# Your objective
Could you filter the material and copy every line where the word "change" occurs?

** Record excerpts follows **

## Add three-stage ring pipeline with compact swizzled LDS rows to 3x3 wgrad

For 64-channel tiles, the 3x3 weight-gradient kernel now runs a three-buffer ring. Two chunks are prefetched ahead, and a partial vmcnt wait replaces the full drain and barrier after every chunk. LDS rows shrink to 128 bytes with an XOR swizzle to avoid bank conflicts. LDS reads are double-buffered through inline asm with explicit lgkmcnt waits so reads overlap the MFMAs. The change also refactors plan geometry into a shared host/device header, adds a splits override, debug flags and host emulation bindings. The cost is more LDS per workgroup and hand-written waitcnt logic that must match the issue counts.

```diff
diff --git a/csrc/bindings.cpp b/csrc/bindings.cpp
--- a/csrc/bindings.cpp
+++ b/csrc/bindings.cpp
@@ -1489,7 +1489,7 @@
 
 
 Tensor wgrad3x3(const Tensor& dy_in, const Tensor& x, at::ScalarType dtype,
-                const optional<Tensor>& zero_in) {
+                const optional<Tensor>& zero_in, int64_t splits) {
   check_nhwc(x, "x");
   Tensor dy = dy_in.contiguous(at::MemoryFormat::ChannelsLast);
   check_nhwc(dy, "dy");
@@ -1499,9 +1499,10 @@
   const int64_t N = x.size(0), Ci = x.size(1), H = x.size(2), W = x.size(3), Co = dy.size(1);
   const c10::DeviceGuard guard(x.device());
   int S = 1, T = 0;
+  TORCH_CHECK(splits >= 0 && splits < (1 << 30), "wgrad3x3: splits");
   TORCH_CHECK(cml::wgrad3x3_direct_plan(static_cast<int>(N), static_cast<int>(H),
                                         static_cast<int>(W), static_cast<int>(Co),
-                                        static_cast<int>(Ci), &S, &T),
+                                        static_cast<int>(Ci), &S, &T, static_cast<int>(splits)),
               "wgrad3x3: no plan for this shape (check wgrad3x3_direct_ok first)");
   Tensor zero;
   if (zero_in.has_value() && zero_in->defined()) {
@@ -1518,8 +1519,30 @@
                                             dtype == at::kBFloat16, static_cast<int>(N),
                                             static_cast<int>(H), static_cast<int>(W),
                                             static_cast<int>(Co), static_cast<int>(Ci),
-                                            cur_stream()));
+                                            cur_stream(), static_cast<int>(splits)));
   return dw.permute({0, 3, 1, 2});
+}
+
+py::tuple wgrad3x3_geometry_py(int64_t B, int64_t H, int64_t W, int64_t Co, int64_t Ci, int64_t splits) {
+  int g[7];
+  TORCH_CHECK(splits >= 0 && splits < (1 << 30), "wgrad3x3_geometry: splits");
+  TORCH_CHECK(cml::wgrad3x3_geometry(static_cast<int>(B), static_cast<int>(H), static_cast<int>(W),
+                                     static_cast<int>(Co), static_cast<int>(Ci),
+                                     static_cast<int>(splits), g),
+              "wgrad3x3_geometry: no plan for this shape");
+  return py::make_tuple(g[0], g[1], g[2], g[3], g[4], g[5], g[6] != 0);
+}
+
+py::tuple wgrad3x3_plan_emulate_py(int64_t B, int64_t H, int64_t W, int64_t Co, int64_t Ci,
+                                int64_t chunk) {
+  std::vector<int64_t> xs, ds;
+  std::vector<int> kr;
+  TORCH_CHECK(cml::wgrad3x3_plan_emulate(static_cast<int>(B), static_cast<int>(H),
+                                         static_cast<int>(W), static_cast<int>(Co),
+                                         static_cast<int>(Ci), static_cast<int>(chunk), &xs, &ds,
+                                         &kr),
+              "wgrad3x3_plan_emulate: no plan for this shape, or no such chunk");
+  return py::make_tuple(xs, ds, kr);
 }
 
 bool wgrad3x3s2_ok(int64_t N, int64_t H, int64_t W, int64_t Co, int64_t Ci, int64_t taps) {
@@ -2982,9 +3005,15 @@
   m.def("wgrad3x3s2", &wgrad3x3s2, py::arg("dy"), py::arg("x"), py::arg("dtype"),
         py::arg("zero") = py::none(), py::arg("taps") = 9);
   m.def("wgrad3x3", &wgrad3x3, py::arg("dy"), py::arg("x"), py::arg("dtype"),
-        py::arg("zero") = py::none(),
+        py::arg("zero") = py::none(), py::arg("splits") = 0,
         "weight gradient of a 3x3 stride-1 conv (MFMA, split-K, all nine taps per workgroup: "
-        "wgrad3x3.hip) for shapes with wgrad3x3_direct_ok");
+        "wgrad3x3.hip) for shapes with wgrad3x3_direct_ok; splits 0 = the plan's choice");
+  m.def("wgrad3x3_geometry", &wgrad3x3_geometry_py, py::arg("B"), py::arg("H"), py::arg("W"),
+        py::arg("Co"), py::arg("Ci"), py::arg("splits") = 0,
+        "(R, npx, nch, cps, S, stages, stacked) of wgrad3x3's plan");
+  m.def("wgrad3x3_plan_emulate", &wgrad3x3_plan_emulate_py, py::arg("B"), py::arg("H"),
+        py::arg("W"), py::arg("Co"), py::arg("Ci"), py::arg("chunk"),
+        "host emulation of one chunk's DMA plan: (x row sources, dy row sources, k -> padded row)");
   m.def("conv1_bn_bwd_ok", &conv1_bn_bwd_ok, py::arg("M"), py::arg("p"), py::arg("Cin"),
         "whether conv1_bn_bwd takes the shape");
   m.def("conv1_bn_bwd", &conv1_bn_bwd, py::arg("dy"), py::arg("z"), py::arg("gamma"),
diff --git a/csrc/kernels/kernels.h b/csrc/kernels/kernels.h
--- a/csrc/kernels/kernels.h
+++ b/csrc/kernels/kernels.h
@@ -1,6 +1,8 @@
 #pragma once
 #include <hip/hip_runtime.h>
 #include <stdint.h>
+
+#include <vector>
 
 namespace cml {
 
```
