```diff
@@ -206,6 +397,8 @@
         }
         return PADNE_OK;
     }
+    const bool chained = n > kScanSmall && !ctx->opt.force_scan_three_pass;
+    if (chained) PADNE_TRY(scan_state_reserve(ctx, nb));
     long long *bs = (long long *)pool_alloc(ctx, sizeof(long long) * (size_t)(nb + 2));
     if (bs == nullptr) return PADNE_E_NOMEM;
     t->bs = bs;
@@ -213,6 +406,11 @@
     if (want_total) t->mail = mail_ticket(ctx);
     if (n <= kScanSmall) {
         hipLaunchKernelGGL(scan_small, dim3(1), dim3(1024), 0, s, in, (int)n, out, tot, t->mail.slot_dev, t->mail.seq);
+    } else if (chained) {
+        int *ctl = (int *)ctx->scan_state;
+        hipLaunchKernelGGL(scan_chained, dim3(nb), dim3(256), 0, s, in, (long long)n, nb, out,
+                           (unsigned long long *)(ctl + kScanCtlWords), ctl, tot, t->mail.slot_dev, t->mail.seq,
+                           ctx->opt.force_scan_poll_budget0 ? 0 : kScanMaxPolls);
     } else {
         hipLaunchKernelGGL(scan_block_sums, dim3(nb), dim3(256), 0, s, in, (long long)n, bs);
         hipLaunchKernelGGL(scan_block_offsets, dim3(1), dim3(256), 0, s, bs, nb, tot, t->mail.slot_dev, t->mail.seq);
@@ -575,16 +773,7 @@
     }
 }
 
-constexpr unsigned long long kScanValueMask = (1ull << 62) - 1ull;
-constexpr unsigned long long kScanKnown = 1ull << 62;
-constexpr int kScanMaxPolls = 1 << 20;
 constexpr int kChunkTiles = 64;
-__device__ __forceinline__ unsigned long long scan_word_load(const unsigned long long *p) {
-    return __hip_atomic_load(p, __ATOMIC_RELAXED, __HIP_MEMORY_SCOPE_AGENT);
-}
-__device__ __forceinline__ void scan_word_store(unsigned long long *p, unsigned long long v) {
-    __hip_atomic_store(p, v, __ATOMIC_RELAXED, __HIP_MEMORY_SCOPE_AGENT);
-}
 struct TileScan {
     unsigned long long *tile_agg;
     unsigned long long *chunk_agg;
@@ -2911,6 +3100,39 @@
     return PADNE_OK;
 }
 
+extern "C" int padne_test_exclusive_scan_i32(padne_ctx *ctx, const int32_t *in_dev, int32_t *out_dev, int64_t n, int32_t form,
+                                             int64_t *total_out, int32_t *negative_out) {
+    PADNE_REQUIRE(ctx && out_dev && (n == 0 || in_dev) && total_out && negative_out, "null argument");
+    PADNE_REQUIRE(n >= 0 && n < 2147483647LL && form >= 0 && form <= 2, "arguments");
+    PADNE_HIP_CHECK(hipSetDevice(ctx->device));
+    *total_out = -1;
+    *negative_out = 0;
+    int rc = PADNE_OK;
+    if (form == 0) {
+        rc = exclusive_scan_i32(ctx, in_dev, out_dev, n, total_out);
+    } else if (form == 1) {
+        rc = exclusive_scan_i32_async(ctx, in_dev, out_dev, n);
+    } else {
+        bool negative = false;
+        rc = exclusive_scan_i32_flagged(ctx, in_dev, out_dev, n, total_out, &negative);
+        *negative_out = negative ? 1 : 0;
+    }
+    if (hipStreamSynchronize(ctx->stream) != hipSuccess && rc == PADNE_OK) rc = PADNE_E_HIP;
+    return rc;
+}
+
+extern "C" int padne_ctx_scan_fallback_count(padne_ctx *ctx, int64_t *count) {
+    PADNE_REQUIRE(ctx && count, "null argument");
+    *count = 0;
+    if (ctx->scan_state == nullptr) return PADNE_OK;
+    int h = 0;
+    PADNE_HIP_CHECK(hipSetDevice(ctx->device));
+    PADNE_HIP_CHECK(hipMemcpyAsync(&h, (const int *)ctx->scan_state + kScanCtlFallbacks, sizeof(int), hipMemcpyDeviceToHost, ctx->stream));
+    PADNE_HIP_CHECK(hipStreamSynchronize(ctx->stream));
+    *count = h;
+    return PADNE_OK;
+}
+
 extern "C" int padne_csr_power_density(padne_ctx *ctx, const padne_csr *m, const double *potential_host,
                                        double *power_out_host) {
     PADNE_REQUIRE(ctx && m, "null argument");
diff --git a/padne_amd/csrc/capi.hip b/padne_amd/csrc/capi.hip
--- a/padne_amd/csrc/capi.hip
+++ b/padne_amd/csrc/capi.hip
@@ -51,6 +51,8 @@
         o->force_transpose_cursors = has(f, "transpose_cursors") != nullptr;
         o->force_xhist_small = has(f, "xhist_small") != nullptr;
         o->force_relabel_lanes = has(f, "relabel_lanes") != nullptr;
+        o->force_scan_three_pass = has(f, "scan_three_pass") != nullptr;
+        o->force_scan_poll_budget0 = has(f, "scan_poll_budget0") != nullptr;
         if (const char *w = has(f, "spgemm_split")) o->force_spgemm_split = w[12] == ':' ? atoll(w + 13) : 30000;
     }
     if (const char *v = getenv("PADNE_VERBOSE")) {
@@ -396,6 +398,7 @@
     ctx->pool_sizes.clear();
     if (ctx->halo_export) hipFree(ctx->halo_export);
     if (ctx->ws) hipFree(ctx->ws);
+    if (ctx->scan_state) hipFree(ctx->scan_state);
     if (ctx->partials) hipFree(ctx->partials);
     if (ctx->scalars) hipFree(ctx->scalars);
     if (ctx->status) hipFree(ctx->status);
diff --git a/padne_amd/csrc/common.hpp b/padne_amd/csrc/common.hpp
--- a/padne_amd/csrc/common.hpp
+++ b/padne_amd/csrc/common.hpp
@@ -11,6 +11,7 @@
 #include "../../include/padne_hip.h"
 #include "../../include/padne_hip_test.h"
 #include "../../include/padne_hip_probe.h"
+#include "../../include/padne_hip_scan_test.h"
 
 #include <atomic>
 
@@ -119,6 +120,8 @@
     bool force_relabel_lanes = false;
     bool force_xhist_small = false;
     long long force_spgemm_split = 0;
+    bool force_scan_three_pass = false;
+    bool force_scan_poll_budget0 = false;
     bool verbose_amg = false, verbose_xw = false, verbose_pool = false;
 };
 namespace padne { void options_from_env(padne_options *o); }
@@ -133,6 +136,8 @@
     void *pinned = nullptr;
     void *ws = nullptr;
     size_t ws_bytes = 0;
+    void *scan_state = nullptr;
+    int scan_state_tiles = 0;
     void *comm = nullptr;
     void *team = nullptr;
     int rank = 0, world = 1;
```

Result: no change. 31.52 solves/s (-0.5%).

** End of Record excerpts **

# Response box
For 64-channel tiles, the 3x3 weight-gradient kernel now runs a three-buffer ring. Two chunks are prefetched ahead, and a partial vmcnt wait replaces the full drain and barrier after every chunk. LDS rows shrink to 128 bytes with an XOR swizzle to avoid bank conflicts. LDS reads are double-buffered through inline asm with explicit lgkmcnt waits so reads overlap the MFMAs. The change also refactors plan geometry into a shared host/device header, adds a splits override, debug flags and host emulation bindings. The cost is more LDS per workgroup and hand-written waitcnt logic that must match the issue counts.
Result: no change. 31.52 solves/s (-0.5%).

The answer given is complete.